**Your instructions**: Go through the data below and return each line containing the word "threadIdx".

**Dataset entries**:
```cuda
template <int D>
__global__ void __launch_bounds__(ATT_THREADS, 1)
flash_attn_fwd_kernel(const __grid_constant__ CUtensorMap tmQ, const __grid_constant__ CUtensorMap tmK,
                      const __grid_constant__ CUtensorMap tmV, const AttnParams p) {
  using L = AttnSmem<D>;
  constexpr int DH = D / 64;
  extern __shared__ uint8_t smem_raw[];
  uint8_t* smem = reinterpret_cast<uint8_t*>((reinterpret_cast<uintptr_t>(smem_raw) + 1023) & ~uintptr_t(1023));
  uint64_t* q_full = reinterpret_cast<uint64_t*>(smem + L::BAR_OFF);
  uint64_t* k_full = q_full + 1;
  uint64_t* v_full = k_full + ATT_STAGES;
  uint64_t* k_empty = v_full + ATT_STAGES;
  uint64_t* v_empty = k_empty + ATT_STAGES;

  const int wg = __shfl_sync(0xffffffffu, threadIdx.x >> 7, 0);
  const int warp = threadIdx.x >> 5;
  const int lane = threadIdx.x & 31;
  const int q0 = blockIdx.x * ATT_BQ;
  const int head = blockIdx.y;
  const int batch = blockIdx.z;
  const int tiles_per_chunk = (p.sk_chunk + ATT_BK - 1) / ATT_BK;
  const int n_kv = p.kv_chunks * tiles_per_chunk;

  if (threadIdx.x == 0) {
    tma_prefetch_desc(&tmQ);
    tma_prefetch_desc(&tmK);
    tma_prefetch_desc(&tmV);
    mbar_init(q_full, 1);
    for (int s = 0; s < ATT_STAGES; ++s) {
      mbar_init(&k_full[s], 1);
      mbar_init(&v_full[s], 1);
      mbar_init(&k_empty[s], 8);
      mbar_init(&v_empty[s], 8);
    }
    fence_mbar_init();
  }
  __syncthreads();

  if (wg == 0) {
    reg_dealloc<24>();
    if (warp == 0) {
      if (elect_one()) {
        mbar_expect_tx(q_full, L::Q_BYTES);
        for (int c = 0; c < DH; ++c)
          tma_load_4d(smem + L::Q_OFF + c * L::BOX_BYTES, &tmQ, q_full, c * 64, q0, head, batch, kEvictFirst);
      }
      __syncwarp();
      int s = 0;
      uint32_t phase = 0;
      for (int j = 0; j < n_kv; ++j) {
        const int chunk = j / tiles_per_chunk;
        const int key0 = (j - chunk * tiles_per_chunk) * ATT_BK;
        mbar_wait(&k_empty[s], phase ^ 1);
        if (elect_one()) {
          uint8_t* sk = smem + L::K_OFF + s * L::KV_BYTES;
          mbar_expect_tx(&k_full[s], L::KV_BYTES);
          for (int c = 0; c < DH; ++c)
            tma_load_5d(sk + c * L::BOX_BYTES, &tmK, &k_full[s], c * 64, key0, head, batch, chunk, kEvictLast);
        }
        __syncwarp();
        mbar_wait(&v_empty[s], phase ^ 1);
        if (elect_one()) {
          uint8_t* sv = smem + L::V_OFF + s * L::KV_BYTES;
          mbar_expect_tx(&v_full[s], L::KV_BYTES);
          for (int c = 0; c < DH; ++c)
            tma_load_5d(sv + c * L::BOX_BYTES, &tmV, &v_full[s], c * 64, key0, head, batch, chunk, kEvictLast);
        }
        __syncwarp();
        if (++s == ATT_STAGES) { s = 0; phase ^= 1; }
      }
      for (int j = 0; j < ATT_STAGES; ++j) {
        mbar_wait(&k_empty[s], phase ^ 1);
        mbar_wait(&v_empty[s], phase ^ 1);
        if (++s == ATT_STAGES) { s = 0; phase ^= 1; }
      }
    }
  } else {
    reg_alloc<240>();
    const int q = lane & 3;
    const int r_local = (wg - 1) * 64 + (warp & 3) * 16 + (lane >> 2);
    const uint32_t sq_addr = smem_u32(smem + L::Q_OFF) + (wg - 1) * 64 * 128;
    const uint32_t sk_addr = smem_u32(smem + L::K_OFF);
    const uint32_t sv_addr = smem_u32(smem + L::V_OFF);
    const float c = p.scale_log2;
    const int last_valid = p.sk_chunk - (tiles_per_chunk - 1) * ATT_BK;
    const uint32_t my_turn = wg, other_turn = 3 - wg;

    float o[D / 2];
#pragma unroll
    for (int i = 0; i < D / 2; ++i) o[i] = 0.f;
    float m_a = -INFINITY, m_b = -INFINITY;
    float l_a = 0.f, l_b = 0.f;
    float al_a, al_b;
    float sc[64];
    uint32_t pk[32];

    mbar_wait_watched(q_full, 0);
    mbar_wait_watched(&k_full[0], 0);
    if (wg == 2) named_bar_sync(my_turn, 256);
    wgmma_fence();
    qk_issue<D>(sc, sq_addr, sk_addr);
    named_bar_arrive(other_turn, 256);
    wgmma_wait<0>();
#pragma unroll
    for (int i = 0; i < 64; ++i) reg_fence(sc[i]);
    __syncwarp();
    if (lane == 0) mbar_arrive(&k_empty[0]);
    int jn = tiles_per_chunk == 1 ? 0 : 1;
    softmax_tile(sc, tiles_per_chunk == 1 ? last_valid : ATT_BK, q, c, m_a, m_b, l_a, l_b, al_a, al_b);
    pack_p(pk, sc);

    int s = 0;
    uint32_t phase = 0;
    for (int j = 0; j + 1 < n_kv; ++j) {
      int sn = s + 1;
      uint32_t phn = phase;
      if (sn == ATT_STAGES) { sn = 0; phn ^= 1; }
      mbar_wait_watched(&k_full[sn], phn);
      mbar_wait_watched(&v_full[s], phase);
      named_bar_sync(my_turn, 256);
      wgmma_fence();
      qk_issue<D>(sc, sq_addr, sk_addr + sn * L::KV_BYTES);
      pv_issue<D>(o, pk, sv_addr + s * L::KV_BYTES);
      named_bar_arrive(other_turn, 256);
      wgmma_wait<1>();
#pragma unroll
      for (int i = 0; i < 64; ++i) reg_fence(sc[i]);
      __syncwarp();
      if (lane == 0) mbar_arrive(&k_empty[sn]);
      softmax_tile(sc, jn == tiles_per_chunk - 1 ? last_valid : ATT_BK, q, c, m_a, m_b, l_a, l_b, al_a, al_b);
      if (++jn == tiles_per_chunk) jn = 0;
      wgmma_wait<0>();
#pragma unroll
      for (int i = 0; i < D / 2; ++i) reg_fence(o[i]);
      __syncwarp();
      if (lane == 0) mbar_arrive(&v_empty[s]);
#pragma unroll
      for (int i = 0; i < D / 8; ++i) {
        o[4 * i] *= al_a;
        o[4 * i + 1] *= al_a;
        o[4 * i + 2] *= al_b;
        o[4 * i + 3] *= al_b;
      }
      pack_p(pk, sc);
      s = sn;
      phase = phn;
    }

    mbar_wait_watched(&v_full[s], phase);
    named_bar_sync(my_turn, 256);
    wgmma_fence();
    pv_issue<D>(o, pk, sv_addr + s * L::KV_BYTES);
    if (wg == 1) named_bar_arrive(other_turn, 256);
    wgmma_wait<0>();
#pragma unroll
    for (int i = 0; i < D / 2; ++i) reg_fence(o[i]);
    __syncwarp();
    if (lane == 0) mbar_arrive(&v_empty[s]);

    l_a += __shfl_xor_sync(0xffffffffu, l_a, 1);
    l_b += __shfl_xor_sync(0xffffffffu, l_b, 1);
    l_a += __shfl_xor_sync(0xffffffffu, l_a, 2);
    l_b += __shfl_xor_sync(0xffffffffu, l_b, 2);
    const float inv_a = 1.0f / l_a, inv_b = 1.0f / l_b;
    const int qr_a = q0 + r_local, qr_b = qr_a + 8;
    __nv_bfloat16* obase = p.o + (long long)batch * p.o_stride_b + (long long)head * p.o_stride_h + 2 * q;
#pragma unroll
    for (int i = 0; i < D / 8; ++i) {
      if (qr_a < p.sq)
        *reinterpret_cast<uint32_t*>(obase + (long long)qr_a * p.o_stride_s + 8 * i) = pack_bf16(o[4 * i] * inv_a, o[4 * i + 1] * inv_a);
      if (qr_b < p.sq)
        *reinterpret_cast<uint32_t*>(obase + (long long)qr_b * p.o_stride_s + 8 * i) = pack_bf16(o[4 * i + 2] * inv_b, o[4 * i + 3] * inv_b);
    }
  }
}

template <int D>
static int launch_attn(const amb_attn_args* a, cudaStream_t stream) {
  using L = AttnSmem<D>;
  CUtensorMap tmQ, tmK, tmV;
  int r = encode_attn_maps(a, D, ATT_BQ, ATT_BK, ATT_BK, &tmQ, &tmK, &tmV);
  if (r) return r;
  const AttnParams p = make_attn_params(a);
  dim3 grid((a->sq + ATT_BQ - 1) / ATT_BQ, a->heads, a->batch);
  auto kern = flash_attn_fwd_kernel<D>;
  r = ensure_smem_optin(kern, L::TOTAL);
  if (r) return r;
  kern<<<grid, ATT_THREADS, L::TOTAL, stream>>>(tmQ, tmK, tmV, p);
  AMB_CHECK_CUDA(cudaGetLastError());
  return AMB_OK;
}

}

using namespace amb;

extern "C" int amb_flash_attn_fwd(const amb_attn_args* a, amb_stream_t stream) {
  AMB_CHECK_ARG(a && a->q && a->k && a->v && a->o, "flash_attn: null pointer");
  AMB_CHECK_ARG(a->batch > 0 && a->heads > 0 && a->sq > 0 && a->sk > 0, "flash_attn: bad shape b=%d h=%d sq=%d sk=%d",
                a->batch, a->heads, a->sq, a->sk);
  AMB_CHECK_ARG(a->head_dim == 128 || a->head_dim == 64, "flash_attn: head_dim %d unsupported (64 or 128)", a->head_dim);
  AMB_CHECK_ARG(a->q_stride_s % 8 == 0 && a->k_stride_s % 8 == 0 && a->v_stride_s % 8 == 0 && a->o_stride_s % 8 == 0 &&
                    a->q_stride_h % 8 == 0 && a->k_stride_h % 8 == 0 && a->v_stride_h % 8 == 0 && a->o_stride_h % 8 == 0 &&
                    a->q_stride_b % 8 == 0 && a->k_stride_b % 8 == 0 && a->v_stride_b % 8 == 0 && a->o_stride_b % 8 == 0,
                "flash_attn: strides must be multiples of 8 elements (16 bytes)");
  AMB_CHECK_ARG(a->kv_chunks <= 1 || (a->sk_chunk > 0 && (int64_t)a->sk_chunk * a->kv_chunks == a->sk),
                "flash_attn: kv_chunks * sk_chunk must equal sk");
  AMB_CHECK_ARG(a->batch <= 65535 && a->heads <= 65535, "flash_attn: grid limits");
  cudaStream_t s = (cudaStream_t)stream;
  if (a->head_dim == 64) return launch_attn<64>(a, s);
  return launch_attn<128>(a, s);
}
```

**Output of the exercise**:
  const int wg = __shfl_sync(0xffffffffu, threadIdx.x >> 7, 0);
  const int warp = threadIdx.x >> 5;
  const int lane = threadIdx.x & 31;
  if (threadIdx.x == 0) {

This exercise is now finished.